Material to process below:

template <bool MIXED, class Probe = NoProbe, bool IDENT = false, int SPLITK = 0>
__global__ __launch_bounds__(256, 2) void chol_col_glds_kernel(JobGeom g, ChunkPtrs p, int Bc,
                                                               ColStep st) {
    constexpr int ROWB = 128, BLKB = 8 * ROWB + 128, STAGE = 32 * BLKB;
    auto row_off = [](int row) { return (row >> 3) * BLKB + (row & 7) * ROWB; };
    __shared__ __attribute__((aligned(1024))) char smem[2 * STAGE];
    typedef __attribute__((address_space(3))) void *lds_ptr;

    const int wg = blockIdx.x;
    const int xcd = wg & 7, idx = wg >> 3;
    const int per_item = SPLITK == 1 ? st.groups * st.splits : st.groups;
    const int slot = (idx / per_item) * 8 + xcd;
    const int grp = SPLITK == 1 ? (idx % per_item) / st.splits : idx % st.groups;
    const int piece = SPLITK == 1 ? (idx % per_item) % st.splits : 0;
    if (slot >= Bc) return;
    const int item = (MIXED && p.order) ? p.order[slot] : slot;
    const int tid = threadIdx.x, lane = tid & 63;
    const int wave = __builtin_amdgcn_readfirstlane(tid >> 6);
    const int ltile = wave >> 1, col = wave & 1;
    const int tile0 = grp * 2;
    const int tile = tile0 + ltile;
    bool valid = tile < st.ntiles;

    const int j = st.j;
    Probe probe;
    probe.mark(0);
    const long ld = g.ld;
    double *Lit = p.L + (long)item * g.item_stride;
    const int kmax = j * NB;
    bool structured = false;
    if constexpr (!MIXED && !IDENT) {
        if (g.toep && st.first_touch && valid && tile < st.nmain && !(col && tile == 0))
            structured = prog_structure(p.progs + item) != 0;
    }
    int kbeg = st.k0;
    int synth = 0;
    if constexpr (IDENT) {
        const int a = tile - st.nmain;
        if (tile < st.ntiles && a >= 0 && a < g.nb0) synth = (a == j) ? 2 : 1;
    }
    if (IDENT && tile0 >= st.nmain) {
        int kfirst = kmax + 1;
#pragma unroll
        for (int u = 0; u < 2; ++u) {
            const int a = tile0 + u - st.nmain;
            if (tile0 + u >= st.ntiles) continue;
            const int ks = (a >= g.nb0) ? st.k0 : (a > j) ? kmax + 1 : max(st.k0, a * NB);
            kfirst = min(kfirst, ks);
        }
        if (kfirst > kmax) return;
        kbeg = kfirst;
        const int a = tile - st.nmain;
        if (valid && a < g.nb0 && a > j) valid = false;
    }
    int nit = 4;
    if constexpr (!MIXED && SPLITK == 0) {
        if (IDENT && !valid) nit = 0;
        else if (valid && tile >= st.nmain && g.naux - NB * (tile - st.nmain) <= 16) nit = 1;
        else if (IDENT && valid && tile < st.nmain && g.n_real - NB * (j + 1 + tile) <= 16) nit = 1;
    }
    const int r16 = lane & 15, q = lane >> 4;
    auto tile_row0 = [&](int t) -> long {
        if (t >= st.ntiles) t = st.ntiles - 1;
        return (t < st.nmain) ? (long)(j + 1 + t) * NB : (long)g.n0 + (long)(t - st.nmain) * NB;
    };
    const __amdgpu_buffer_rsrc_t rsrc = __builtin_amdgcn_make_buffer_rsrc(
        Lit, 0, (int)(g.item_stride * (long)sizeof(double)), 0x00020000);
    long src_row0;
    if (wave < 2) src_row0 = (long)j * NB + 64 * wave;
    else src_row0 = tile_row0(tile0 + (wave - 2));
    const unsigned soff_base = (unsigned)__builtin_amdgcn_readfirstlane((int)(src_row0 * ld * 8));
    const unsigned row_step8 = (unsigned)(8 * ld * 8);
    const unsigned voff_even = (unsigned)(((lane >> 3) * ld + 2 * ((lane & 7) ^ ((lane >> 4) & 7))) * 8);
    const unsigned voff_odd = (unsigned)(((lane >> 3) * ld + 2 * ((lane & 7) ^ ((4 + (lane >> 4)) & 7))) * 8);
    auto stage = [&](int buf, int k) {
        const unsigned kb = (unsigned)k * 8u;
#pragma unroll
        for (int i = 0; i < 8; ++i) {
            lds_ptr dst = (lds_ptr)(smem + buf * STAGE + (8 * wave + i) * BLKB);
            __builtin_amdgcn_raw_ptr_buffer_load_lds(rsrc, dst, 16, (i & 1) ? voff_odd : voff_even,
                                                     soff_base + i * row_step8 + kb, 0, 0);
        }
    };
    unsigned a_addr[4], b_addr[4][4];
    {
        const int arow = 64 * col + r16;
        const int akey = (r16 >> 1) & 7;
#pragma unroll
        for (int s = 0; s < 4; ++s)
            a_addr[s] = (unsigned)(row_off(arow) + (((2 * s + (q >> 1)) ^ akey) << 4) + (q & 1) * 8);
#pragma unroll
        for (int r = 0; r < 4; ++r) {
            const int rr = (r16 + 4 * r) & 15;
            const int brow = 128 + 64 * ltile + rr;
            const int bkey = (rr >> 1) & 7;
#pragma unroll
            for (int s = 0; s < 4; ++s)
                b_addr[r][s] =
                    (unsigned)(row_off(brow) + (((2 * s + (q >> 1)) ^ bkey) << 4) + (q & 1) * 8);
        }
    }

    double acc4[4][4][4];
#pragma unroll
    for (int a = 0; a < 4; ++a)
#pragma unroll
        for (int b = 0; b < 4; ++b)
#pragma unroll
            for (int r = 0; r < 4; ++r) acc4[a][b][r] = 0.0;

    auto mult64 = [&](const char *buf, auto nit_c) {
        constexpr int NIT = decltype(nit_c)::value;
#pragma unroll
        for (int s = 0; s < 4; ++s) {
            double a[4];
#pragma unroll
            for (int u = 0; u < 4; ++u)
                a[u] = *reinterpret_cast<const double *>(buf + a_addr[s] + u * 2 * BLKB);
#pragma unroll
            for (int it = 0; it < NIT; ++it) {
                Rot4 br;
                br.r0 = *reinterpret_cast<const double *>(buf + b_addr[0][s] + it * 2 * BLKB);
                br.r1 = *reinterpret_cast<const double *>(buf + b_addr[1][s] + it * 2 * BLKB);
                br.r2 = *reinterpret_cast<const double *>(buf + b_addr[2][s] + it * 2 * BLKB);
                br.r3 = *reinterpret_cast<const double *>(buf + b_addr[3][s] + it * 2 * BLKB);
#pragma unroll
                for (int jt = 0; jt < 4; ++jt) mfma16_as_4(acc4[jt][it], a[jt], br);
            }
        }
    };

    if constexpr (SPLITK == 2) {
    } else if constexpr (!MIXED) {
        int nchunks = (kmax - kbeg) / LDS_KC;
        if constexpr (SPLITK == 1) {
            const int per = (nchunks + st.splits - 1) / st.splits;
            const int c0 = min(piece * per, nchunks);
            nchunks = min(c0 + per, nchunks) - c0;
            kbeg += c0 * LDS_KC;
        }
        if (nchunks > 0) {
            stage(0, kbeg);
            __syncthreads();
            if (IDENT && nit == 0) {
                for (int c = 0; c < nchunks; ++c) {
                    if (c + 1 < nchunks) stage((c & 1) ^ 1, kbeg + (c + 1) * LDS_KC);
                    __syncthreads();
                }
            } else if (nit == 1) {
                for (int c = 0; c < nchunks; ++c) {
                    const int cur = c & 1;
                    if (c + 1 < nchunks) stage(cur ^ 1, kbeg + (c + 1) * LDS_KC);
                    mult64(smem + cur * STAGE, std::integral_constant<int, 1>{});
                    __syncthreads();
                }
            } else {
                for (int c = 0; c < nchunks; ++c) {
                    const int cur = c & 1;
                    if (c + 1 < nchunks) stage(cur ^ 1, kbeg + (c + 1) * LDS_KC);
                    mult_chunk_pipelined<2 * BLKB>(acc4, smem + cur * STAGE, a_addr, b_addr);
                    __syncthreads();
                    if (c == 0) probe.mark(1);
                    if (c == nchunks / 2) probe.mark(2);
                }
            }
        }
    } else {
        const int nkt = j;
        const int nbt = g.nb0 + g.naux_pad / NB;
        const float *tm = p.tmax + (long)item * nbt * g.nb0;
        const int t1 = min(tile0 + 1, st.ntiles - 1);
        const int rt0 = (tile0 < st.nmain) ? j + 1 + tile0 : g.nb0 + (tile0 - st.nmain);
        const int rt1 = (t1 < st.nmain) ? j + 1 + t1 : g.nb0 + (t1 - st.nmain);
        const double lim = st.c32 * (p.progs[item].noise + st.jitter);
        unsigned long long m32lo, m32hi;
        {
            bool c[2];
#pragma unroll
            for (int h = 0; h < 2; ++h) {
                const int kt = lane + 64 * h;
                c[h] = false;
                if (kt < nkt) {
                    const float ta = fmaxf(tm[tmax_index(g, j, kt)], tm[tmax_index(g, j + 1, kt)]);
                    const float tb = fmaxf(tm[tmax_index(g, rt0, kt)], tm[tmax_index(g, rt1, kt)]);
                    c[h] = (double)ta * (double)tb <= lim;
                }
            }
            m32lo = __ballot(c[0]);
            m32hi = __ballot(c[1]);
        }
        const unsigned long long inlo = nkt >= 64 ? ~0ull : ((1ull << nkt) - 1ull);
        const unsigned long long inhi = nkt <= 64 ? 0ull : (nkt >= 128 ? ~0ull : ((1ull << (nkt - 64)) - 1ull));
        unsigned long long m64lo = inlo & ~m32lo, m64hi = inhi & ~m32hi;
        const int n32 = __popcll(m32lo) + __popcll(m32hi);
        const int n64 = __popcll(m64lo) + __popcll(m64hi);
        if (tid == 0 && p.mixcnt) {
            const unsigned nv = (unsigned)(2 * min(2, st.ntiles - tile0));
            atomicAdd(p.mixcnt + 2 * item, nv * (unsigned)n32);
            atomicAdd(p.mixcnt + 2 * item + 1, nv * (unsigned)n64);
        }
        auto pop = [](unsigned long long &lo, unsigned long long &hi) -> int {
            if (lo) {
                const int b = __builtin_ctzll(lo);
                lo &= lo - 1;
                return b;
            }
            const int b = __builtin_ctzll(hi);
            hi &= hi - 1;
            return 64 + b;
        };

        if (n32 > 0) {
            const __amdgpu_buffer_rsrc_t rsrc32 = __builtin_amdgcn_make_buffer_rsrc(
                p.L32 + (long)item * g.item_stride, 0, (int)(g.item_stride * (long)sizeof(float)),
                0x00020000);
            const unsigned soff32 = (unsigned)__builtin_amdgcn_readfirstlane((int)(src_row0 * ld * 4));
            const unsigned row_step32 = (unsigned)(8 * ld * 4);
            const unsigned v32_even = (unsigned)((lane >> 3) * ld * 4 + 16 * ((lane & 7) ^ ((lane >> 4) & 7)));
            const unsigned v32_odd = (unsigned)((lane >> 3) * ld * 4 + 16 * ((lane & 7) ^ ((4 + (lane >> 4)) & 7)));
            auto stage32 = [&](int buf, int k) {
                const unsigned kb = (unsigned)k * 4u;
#pragma unroll
                for (int i = 0; i < 8; ++i) {
                    lds_ptr dst = (lds_ptr)(smem + buf * STAGE + (8 * wave + i) * BLKB);
                    __builtin_amdgcn_raw_ptr_buffer_load_lds(rsrc32, dst, 16,
                                                             (i & 1) ? v32_odd : v32_even,
                                                             soff32 + i * row_step32 + kb, 0, 0);
                }
            };
            const int r32 = lane & 31, h = lane >> 5;
            unsigned a32[2][4], b32[2][4];
#pragma unroll
            for (int blk = 0; blk < 2; ++blk) {
                const int arow = 64 * col + 32 * blk + r32;
                const int brow = 128 + 64 * ltile + 32 * blk + r32;
#pragma unroll
                for (int u = 0; u < 4; ++u) {
                    a32[blk][u] = (unsigned)(row_off(arow) + (((2 * u + h) ^ ((arow >> 1) & 7)) << 4));
                    b32[blk][u] = (unsigned)(row_off(brow) + (((2 * u + h) ^ ((brow >> 1) & 7)) << 4));
                }
            }
            f32x16 acc32[2][2];
            double acc64p[2][2][16];
#pragma unroll
            for (int a = 0; a < 2; ++a)
#pragma unroll
                for (int b = 0; b < 2; ++b)
#pragma unroll
                    for (int v = 0; v < 16; ++v) {
                        acc32[a][b][v] = 0.f;
                        acc64p[a][b][v] = 0.0;
                    }
            unsigned long long lo = m32lo, hi = m32hi;
            const int nch = 2 * n32;
            int kt_cur = pop(lo, hi), sub = 1;
            stage32(0, kt_cur * NB);
            __syncthreads();
            for (int c = 0; c < nch; ++c) {
                const int cur = c & 1;
                if (c + 1 < nch) {
                    if (sub == 2) {
                        kt_cur = pop(lo, hi);
                        sub = 0;
                    }
                    stage32(cur ^ 1, kt_cur * NB + 32 * sub);
                    ++sub;
                }
                const char *buf = smem + cur * STAGE;
#pragma unroll
                for (int u = 0; u < 4; ++u) {
                    f32x4 av[2], bv[2];
#pragma unroll
                    for (int blk = 0; blk < 2; ++blk) {
                        av[blk] = *reinterpret_cast<const f32x4 *>(buf + a32[blk][u]);
                        bv[blk] = *reinterpret_cast<const f32x4 *>(buf + b32[blk][u]);
                    }
#pragma unroll
                    for (int e = 0; e < 4; ++e)
#pragma unroll
                        for (int a = 0; a < 2; ++a)
#pragma unroll
                            for (int b = 0; b < 2; ++b)
                                acc32[a][b] = __builtin_amdgcn_mfma_f32_32x32x2f32(
                                    av[a][e], bv[b][e], acc32[a][b], 0, 0, 0);
                }
                if (c & 1) {
#pragma unroll
                    for (int a = 0; a < 2; ++a)
#pragma unroll
                        for (int b = 0; b < 2; ++b)
#pragma unroll
                            for (int v = 0; v < 16; ++v) {
                                acc64p[a][b][v] += (double)acc32[a][b][v];
                                acc32[a][b][v] = 0.f;
                            }
                }
                __syncthreads();
            }
            constexpr int P64 = 65;
            double *t64 = reinterpret_cast<double *>(smem) + wave * (32 * P64);
            static_assert(4 * 32 * P64 * 8 <= 2 * STAGE, "hand-over tiles must fit the stage buffers");
            const int jj0 = 4 * (r16 >> 2) + q;
#pragma unroll
            for (int a = 0; a < 2; ++a) {
#pragma unroll
                for (int b = 0; b < 2; ++b)
#pragma unroll
                    for (int v = 0; v < 16; ++v)
                        t64[((v & 3) + 8 * (v >> 2) + 4 * h) * P64 + 32 * b + r32] = acc64p[a][b][v];
                __syncthreads();
#pragma unroll
                for (int jl = 0; jl < 2; ++jl)
#pragma unroll
                    for (int it = 0; it < 4; ++it)
#pragma unroll
                        for (int r = 0; r < 4; ++r)
                            acc4[2 * a + jl][it][r] =
                                t64[(16 * jl + jj0) * P64 + 16 * it + ((r16 + 4 * r) & 15)];
                __syncthreads();
            }
        }
        if (n64 > 0) {
            unsigned long long lo = m64lo, hi = m64hi;
            const int nch = 4 * n64;
            int kt_cur = pop(lo, hi), sub = 1;
            stage(0, kt_cur * NB);
            __syncthreads();
            for (int c = 0; c < nch; ++c) {
                const int cur = c & 1;
                if (c + 1 < nch) {
                    if (sub == 4) {
                        kt_cur = pop(lo, hi);
                        sub = 0;
                    }
                    stage(cur ^ 1, kt_cur * NB + LDS_KC * sub);
                    ++sub;
                }
                mult_chunk_pipelined<2 * BLKB>(acc4, smem + cur * STAGE, a_addr, b_addr);
                __syncthreads();
            }
        }
    }
    if constexpr (SPLITK == 1) {
        double *mine = p.splitk_part +
                       ((((long)slot * SPLITK_SLOTS + (long)grp * st.splits + piece) * 4 + wave) *
                        (64 * 64)) + lane;
#pragma unroll
        for (int jt = 0; jt < 4; ++jt)
#pragma unroll
            for (int it = 0; it < 4; ++it)
#pragma unroll
                for (int r = 0; r < 4; ++r) mine[((jt * 4 + it) * 4 + r) * 64] = acc4[jt][it][r];
        return;
    }
    if constexpr (SPLITK == 2) {
        const double *part = p.splitk_part +
                             ((((long)slot * SPLITK_SLOTS + (long)grp * st.splits) * 4 + wave) *
                              (64 * 64)) + lane;
#pragma unroll
        for (int jt = 0; jt < 4; ++jt)
#pragma unroll
            for (int it = 0; it < 4; ++it)
#pragma unroll
                for (int r = 0; r < 4; ++r) acc4[jt][it][r] = part[((jt * 4 + it) * 4 + r) * 64];
        for (int q2 = 1; q2 < st.splits; ++q2) {
            const double *pq = part + (long)q2 * 4 * (64 * 64);
            double v[4][4][4];
#pragma unroll
            for (int jt = 0; jt < 4; ++jt)
#pragma unroll
                for (int it = 0; it < 4; ++it)
#pragma unroll
                    for (int r = 0; r < 4; ++r) v[jt][it][r] = pq[((jt * 4 + it) * 4 + r) * 64];
#pragma unroll
            for (int jt = 0; jt < 4; ++jt)
#pragma unroll
                for (int it = 0; it < 4; ++it)
#pragma unroll
                    for (int r = 0; r < 4; ++r) acc4[jt][it][r] += v[jt][it][r];
        }
    }
    static_assert(EPI_LDS_BYTES + TOEP_LDS_BYTES <= 2 * STAGE,
                  "epilogue LDS must fit the stage buffers");
    probe.mark(3);
    const double *ksl = nullptr;
    if (structured) {
        double *sl = reinterpret_cast<double *>(smem + EPI_LDS_BYTES) + wave * 128;
        struct_slice(sl, g, p, item, (int)tile_row0(tile), col ? kmax + NB : kmax, lane);
        ksl = sl;
    }
    stage_mstrips(reinterpret_cast<double *>(smem), p.dinv + (long)item * (NB * NB), tid);
    __syncthreads();
    probe.mark(4);
    if (!valid) return;

    double *Lr = Lit + tile_row0(tile) * ld;
    if (col) {
        subtract_in_place_rows(Lr, ld, (j + 1) * NB, acc4, lane,
                               reinterpret_cast<double *>(smem + EPI_M_BYTES + wave * EPI_WAVE_BYTES),
                               IDENT && synth != 0, ksl, nit);
    } else if constexpr (MIXED) {
        const int rt = (tile < st.nmain) ? j + 1 + tile : g.nb0 + (tile - st.nmain);
        solve_and_store_lds<true>(
            acc4, Lr, reinterpret_cast<const double *>(smem), ld, kmax, lane,
            reinterpret_cast<double *>(smem + EPI_M_BYTES + wave * EPI_WAVE_BYTES), probe,
            p.L32 + (long)item * g.item_stride + tile_row0(tile) * ld,
            p.tmax + (long)item * (g.nb0 + g.naux_pad / NB) * g.nb0 + tmax_index(g, rt, j));
    } else {
        solve_and_store_lds<false, IDENT>(
            acc4, Lr, reinterpret_cast<const double *>(smem), ld, kmax, lane,
            reinterpret_cast<double *>(smem + EPI_M_BYTES + wave * EPI_WAVE_BYTES), probe, nullptr,
            nullptr, synth, ksl, nit);
    }
    probe.mark(5);
    probe.drain();
    probe.mark(6);
    probe.emit_col(j, lane, wg, wave, item, tile, false);
}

End of Material to process.

* Task to carry out *
Report how many lines in the records above contain the word "brow", giving only the number.

* Answer box *
4